The word "kMax" marks the lines you need; copy each of them from the data.

___ Records provided ___

# hukaixuan19970627/yolov5_obb

Measured on AMD Instinct MI355X. Metric: val.py img/s (hot path: non_max_suppression_obb, bs16) + NMS ms/img @100k cand, DOTAv1.5 1024^2, 1/2/4/8 GPU, higher is better.
Workload: dtype f16; 1 GPU; DOTAv1.5 1024^2 bs16 (BASELINE metric; configs[1] thresholds): yolov5 OBB head output (16,64512,201) fp16, 4 distinct tensors rotated (cold: 1.66 GB working set) -> non_max_suppression_obb (conf .25, iou .45, multi_label, max_det 1500), val.py --task speed hot path = dt[2] of val.py; global_batch=16, anchors_per_image=64512, nc=16, detections_per_batch=3734, parallelism=dp1 (images sharded, no data-path collective)

## Files before the change

include/obb_hip.h:

```cpp
#ifndef OBB_HIP_H
#define OBB_HIP_H

#include <stddef.h>
#include <stdint.h>

#ifdef __cplusplus
extern "C" {
#endif

#define OBB_OK 0
#define OBB_ERR_BAD_ARG (-1)
#define OBB_ERR_WORKSPACE (-2)
#define OBB_ERR_LAUNCH (-3)
#define OBB_ERR_INTERNAL (-4)
#define OBB_ERR_NO_DEVICE (-5)

#define OBB_NMS_DROP_SMALL 1

const char* obb_version(void);
int obb_device_info(int* cu_count, int* wave_size, char* arch_name, int arch_name_len);
int obb_nms_set_max_grid(int max_workgroups);

#define OBB_PROF_STAGES 8
int obb_profile_enable(int on);
int obb_profile_collect(double* ms_sum_host, int64_t* count_host, int n_stages);



size_t obb_nms_workspace_bytes(int64_t n, int64_t nseg, int kind);

int obb_nms_rotated_f32(const float* dets5, const float* scores, int64_t n, float iou_thr, int flags, int64_t max_keep,
                        int64_t* keep_out, int64_t* num_keep, void* ws, size_t ws_bytes, void* stream);

int obb_nms_rotated_f64(const double* dets5, const double* scores, int64_t n, float iou_thr, int flags, int64_t max_keep,
                        int64_t* keep_out, int64_t* num_keep, void* ws, size_t ws_bytes, void* stream);

int obb_nms_poly_f32(const float* polys, int64_t row_stride, int64_t n, float iou_thr, int64_t max_keep, int64_t* keep_out,
                     int64_t* num_keep, void* ws, size_t ws_bytes, void* stream);

int obb_merge_nms_poly_f64(const double* dets9, int64_t n, const int32_t* order, const int32_t* seg_off, int64_t nseg,
                           double thresh, int64_t* keep_out, int64_t* num_keep, void* ws, size_t ws_bytes, void* stream);

int obb_merge_nms_poly_all_f64(const double* dets9, int64_t n, const int32_t* order, const int32_t* seg_off, int64_t nseg,
                               double thresh, int64_t* keep_out, int64_t* num_keep, void* ws, size_t ws_bytes, void* stream);
// ... 131 lines not shown
```

yolov5_obb_amd/_lib.py:

```python
import ctypes as C
import os
import threading

import torch

_HERE = os.path.dirname(os.path.abspath(__file__))
LIB_PATH = os.environ.get("OBB_HIP_LIB") or os.path.join(_HERE, "libobb_hip.so")

OBB_OK = 0
OBB_NMS_DROP_SMALL = 1
_ERR = {-1: "bad argument", -2: "workspace missing or too small", -3: "kernel launch failed",
        -4: "internal error", -5: "no usable HIP device"}

_lib = None
_lock = threading.RLock()

_vp, _i64, _i32, _f32, _sz = C.c_void_p, C.c_int64, C.c_int, C.c_float, C.c_size_t

SIGNATURES = {
    "obb_version": (C.c_char_p, []),
    "obb_device_info": (_i32, [C.POINTER(_i32), C.POINTER(_i32), C.c_char_p, _i32]),
    "obb_nms_set_max_grid": (_i32, [_i32]),
    "obb_profile_enable": (_i32, [_i32]),
    "obb_profile_collect": (_i32, [_vp, _vp, _i32]),
    "obb_nms_workspace_bytes": (_sz, [_i64, _i64, _i32]),
    "obb_nms_rotated_f32": (_i32, [_vp, _vp, _i64, _f32, _i32, _i64, _vp, _vp, _vp, _sz, _vp]),
    "obb_nms_rotated_f64": (_i32, [_vp, _vp, _i64, _f32, _i32, _i64, _vp, _vp, _vp, _sz, _vp]),
    "obb_nms_poly_f32": (_i32, [_vp, _i64, _i64, _f32, _i64, _vp, _vp, _vp, _sz, _vp]),
    "obb_merge_nms_poly_f64": (_i32, [_vp, _i64, _vp, _vp, _i64, C.c_double, _vp, _vp, _vp, _sz, _vp]),
    "obb_merge_nms_poly_all_f64": (_i32, [_vp, _i64, _vp, _vp, _i64, C.c_double, _vp, _vp, _vp, _sz, _vp]),
    "obb_merge_nms_hbb_f64": (_i32, [_vp, _i64, _i64, _vp, _vp, _i64, C.c_double, _vp, _vp, _vp, _sz, _vp]),
    "obb_task1_parse_tiles": (_i64, [_vp, _i64, _i64, _vp, _vp, _vp, _vp, _vp, _vp]),
    "obb_task1_format_rows": (_i64, [_vp, _vp, _vp, _vp, _vp, _i64, _vp, _i64]),
    "obb_task1_parse_dets": (_i64, [_vp, _i64, _i64, _vp, _vp, _vp, _vp]),
    "obb_task1_parse_gt": (_i64, [_vp, _i64, _i64, _vp, _vp, _vp, _vp]),
    "obb_eval_best_gt_f64": (_i32, [_vp, _vp, _i64, _vp, _vp, _i64, _vp, _vp, _vp]),
    "obb_nms_obb_workspace_bytes": (_sz, [_i64, _i64, _i64, _i32]),
    "obb_non_max_suppression_obb": (_i32, [_vp, _i32, _i64, _i64, _i64, _f32, _f32, _vp, _i32, _i32, _i32, _i64, _i64, _f32,
                                           _vp, _i64, _i64, _i64, _vp, _i32, _vp, _vp, _vp, _sz, _vp]),
    "obb_non_max_suppression_obb_col": (_i32, [_vp, _vp, _i32, _i64, _i64, _i64, _f32, _f32, _vp, _i32, _i32, _i32, _i64, _i64, _f32,
                                               _vp, _i64, _i64, _i64, _vp, _i32, _vp, _vp, _vp, _sz, _vp]),
    "obb_nms_obb_state_bytes": (_sz, [_i64]),
    "obb_non_max_suppression_obb_st": (_i32, [_vp, _vp, _i32, _i64, _i64, _i64, _f32, _f32, _vp, _i32, _i32, _i32, _i64, _i64, _f32,
                                              _vp, _i64, _i64, _i64, _vp, _i32, _vp, _vp, _vp, _sz, _vp, _sz, _vp]),
    "obb_non_max_suppression_obb_head": (_i32, [_i32, _vp, _i32, _i64, _i64, _i64, _vp, _vp, _vp, _vp, _f32, _f32, _vp, _i32, _i32, _i32,
# ... 214 lines not shown
```

yolov5_obb_amd/csrc/nms.hip:

```cpp
#include <hip/hip_runtime.h>
#include <cstring>
#include <stdint.h>
#include <stdlib.h>
#include <stdio.h>
#include <string.h>
#include <hip/hip_fp16.h>
#include "launch_once.h"
#include "obb_device.h"
#include "nms_core.h"
#include "nms_mk.h"
#include "obb_hip.h"
#include "psrs_sort.h"
#include "nms_small.h"
#include "segsort.h"

namespace obb {

enum { PROF_DECODE = 0, PROF_SEGSORT, PROF_PREP, PROF_STEPS, PROF_GATHER, PROF_NMS_SORT, PROF_NMS_PREP, PROF_NMS_STEPS, PROF_N };
struct ProfState {
  int on = 0;
  static constexpr int kMax = 8192;
  hipEvent_t ev0[kMax], ev1[kMax];
  int id[kMax];
  int created = 0, used = 0;
// ... 1032 lines not shown
    const int want = 2048 < ProfState::kMax ? 2048 : ProfState::kMax;
    while (g_prof.created < want) {
      if (hipEventCreate(&g_prof.ev0[g_prof.created]) != hipSuccess) return OBB_ERR_INTERNAL;
      if (hipEventCreate(&g_prof.ev1[g_prof.created]) != hipSuccess) { hipEventDestroy(g_prof.ev0[g_prof.created]); return OBB_ERR_INTERNAL; }
      g_prof.created++;
    }
  }
  return OBB_OK;
}

int obb_profile_collect(double* ms_sum, int64_t* count, int n_stages) {
  for (int i = 0; i < n_stages; i++) { ms_sum[i] = 0.0; count[i] = 0; }
  for (int k = 0; k < g_prof.used; k++) {
    float ms = 0.f;
    if (hipEventSynchronize(g_prof.ev1[k]) != hipSuccess) return OBB_ERR_INTERNAL;
    if (hipEventElapsedTime(&ms, g_prof.ev0[k], g_prof.ev1[k]) != hipSuccess) return OBB_ERR_INTERNAL;
    const int id = g_prof.id[k];
    if (id < n_stages) { ms_sum[id] += ms; count[id]++; }
  }
  g_prof.used = 0;
  return OBB_OK;
}

int obb_nms_set_max_grid(int max_workgroups) {
  g_max_grid = max_workgroups > 0 ? max_workgroups : 0;
  return OBB_OK;
}

const char* obb_version(void) { return "obb_hip 0.2 (gfx950)"; }

int obb_device_info(int* cu_count, int* wave_size, char* arch_name, int arch_name_len) {
  int dev = 0;
  if (hipGetDevice(&dev) != hipSuccess) return OBB_ERR_NO_DEVICE;
  hipDeviceProp_t p;
  if (hipGetDeviceProperties(&p, dev) != hipSuccess) return OBB_ERR_NO_DEVICE;
  if (cu_count) *cu_count = p.multiProcessorCount;
  if (wave_size) *wave_size = p.warpSize;
  if (arch_name && arch_name_len > 0) { strncpy(arch_name, p.gcnArchName, arch_name_len - 1); arch_name[arch_name_len - 1] = 0; }
  return OBB_OK;
}

}

#ifdef OBB_SMALL_TRACE
extern "C" int obb_debug_small_trace2(unsigned long long* words) {
  static unsigned long long zero2[2048 * 8];
  if (hipDeviceSynchronize() != hipSuccess) return -1;
  if (hipMemcpyFromSymbol(words, HIP_SYMBOL(obb::g_small_trace2), sizeof(obb::g_small_trace2)) != hipSuccess) return -1;
  return hipMemcpyToSymbol(HIP_SYMBOL(obb::g_small_trace2), zero2, sizeof(obb::g_small_trace2)) == hipSuccess ? 0 : -1;
}
extern "C" int obb_debug_small_trace(unsigned long long* seg_words, unsigned long long* tail_words) {
  if (hipDeviceSynchronize() != hipSuccess) return -1;
  if (hipMemcpyFromSymbol(seg_words, HIP_SYMBOL(obb::g_small_trace), sizeof(obb::g_small_trace)) != hipSuccess) return -2;
  if (hipMemcpyFromSymbol(tail_words, HIP_SYMBOL(obb::g_small_trace_tail), sizeof(obb::g_small_trace_tail)) != hipSuccess) return -3;
  static unsigned long long zero[2048 * 16];
  if (hipMemcpyToSymbol(HIP_SYMBOL(obb::g_small_trace), zero, sizeof(obb::g_small_trace)) != hipSuccess) return -4;
  if (hipMemcpyToSymbol(HIP_SYMBOL(obb::g_small_trace_tail), zero, sizeof(obb::g_small_trace_tail)) != hipSuccess) return -5;
  return 0;
}
#endif
```

yolov5_obb_amd/csrc/nms_small.h:

```cpp
#pragma once

namespace obb {

#ifdef OBB_SMALL_TRACE
__device__ unsigned long long g_small_trace[2048 * 16];
__device__ unsigned long long g_small_trace_tail[2048 * 4];
__device__ unsigned long long g_small_trace2[2048 * 8];
#define STRACE(kind, ...) do { if (threadIdx.x == 0 && blockIdx.x < 2048) { const unsigned long long v_[] = {__VA_ARGS__}; unsigned long long* o_ = g_small_trace + blockIdx.x * 16; o_[0] = (kind); for (int z_ = 0; z_ < (int)(sizeof(v_) / 8) && z_ < 15; z_++) o_[1 + z_] = v_[z_]; } } while (0)
#endif
constexpr int kSmallMax = OBB_NMS_SMALL_SEG;
constexpr int kSmallWords = kSmallMax / 64;
constexpr int kSmallThreads = 512;
constexpr int kSmallWaves = kSmallThreads / 64;

struct SmallArgs {
  const float4* rec;
  const u64* alive;
  const int* seg_begin;
  const int* seg_end;
  int* keep_cnt;
  int64_t* keep_out;
  int* too_big;
  float thr;
  int max_keep;
  const unsigned long long* keys_sorted;
  const uint32_t* vals_sorted;
  const int* mode;
  int ncs;
  unsigned long long* pub_key;
  uint32_t* pub_val;
  long long n_pos;
  int helpers;
  const int* help_cnt;
  const int* work;
  const int* seg_np;
  int* seg_ticket;
  u64* part_main;
  u64* part_help;
  const unsigned long long* keys_in;
  const float4* cand;
  const int* cnt;
  const int* tiny;
  long long cap_img, max_nms, A;
  int nc;
  float class_offset;
  int* seg_max;
};
struct SmallFromSort { static constexpr bool kSelf = false; };
constexpr int kSmallClipWaves = 4;
constexpr int kSmallSplit1 = 128;
constexpr int kSmallHelpMax = 256;
__host__ __device__ __forceinline__ int small_parts(int n) {
  return n <= kSmallSplit1 ? 1 : (n <= 192 ? 2 : (n <= 256 ? 4 : (n <= 320 ? 6 : 8)));
}
struct SmallNoTail {
  struct Args {};
  static __device__ __forceinline__ void run(const SmallArgs&, const Args&, unsigned char*, int) {}
};

template <class G>
__device__ __attribute__((noinline)) int small_quick(const float4* ra, const float4* rb, float thr) {
  return G::classify_quick(ra, rb, thr, true);
}

template <class G>
__device__ __attribute__((noinline)) uint32_t small_slice_bits(const float4* s_rec, int i0, int n, uint32_t arow16, float4 cq, int j, bool jv) {
  const int lane = threadIdx.x & 63;
  const int ir = i0 + (lane & 15);
  const float4 rq = s_rec[(ir < n ? ir : 0) * G::RECQ];
// ... 4 lines not shown
    const float dx = cq.x - a.x, dy = cq.y - a.y;
    const float rs = a.z + cq.z;
    const float d2 = dx * dx + dy * dy;
    const bool apart = (d2 > rs * rs) & (fminf(a.w, cq.w) >= 2.34e-9f * d2);
    const bool row_ok = ((arow16 >> r) & 1u) != 0u && i0 + r < n;
    const bool pass = !apart & jv & (j > i0 + r) & row_ok;
    bits |= pass ? (1u << r) : 0u;
  }
  return bits;
}

template <class G>
struct SmallWave {
  float scr[G::SCR * 64];
  uint32_t q0[128], q1[128], q2[128];
};
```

___

### Exercise answer
  static constexpr int kMax = 8192;
  hipEvent_t ev0[kMax], ev1[kMax];
  int id[kMax];
    const int want = 2048 < ProfState::kMax ? 2048 : ProfState::kMax;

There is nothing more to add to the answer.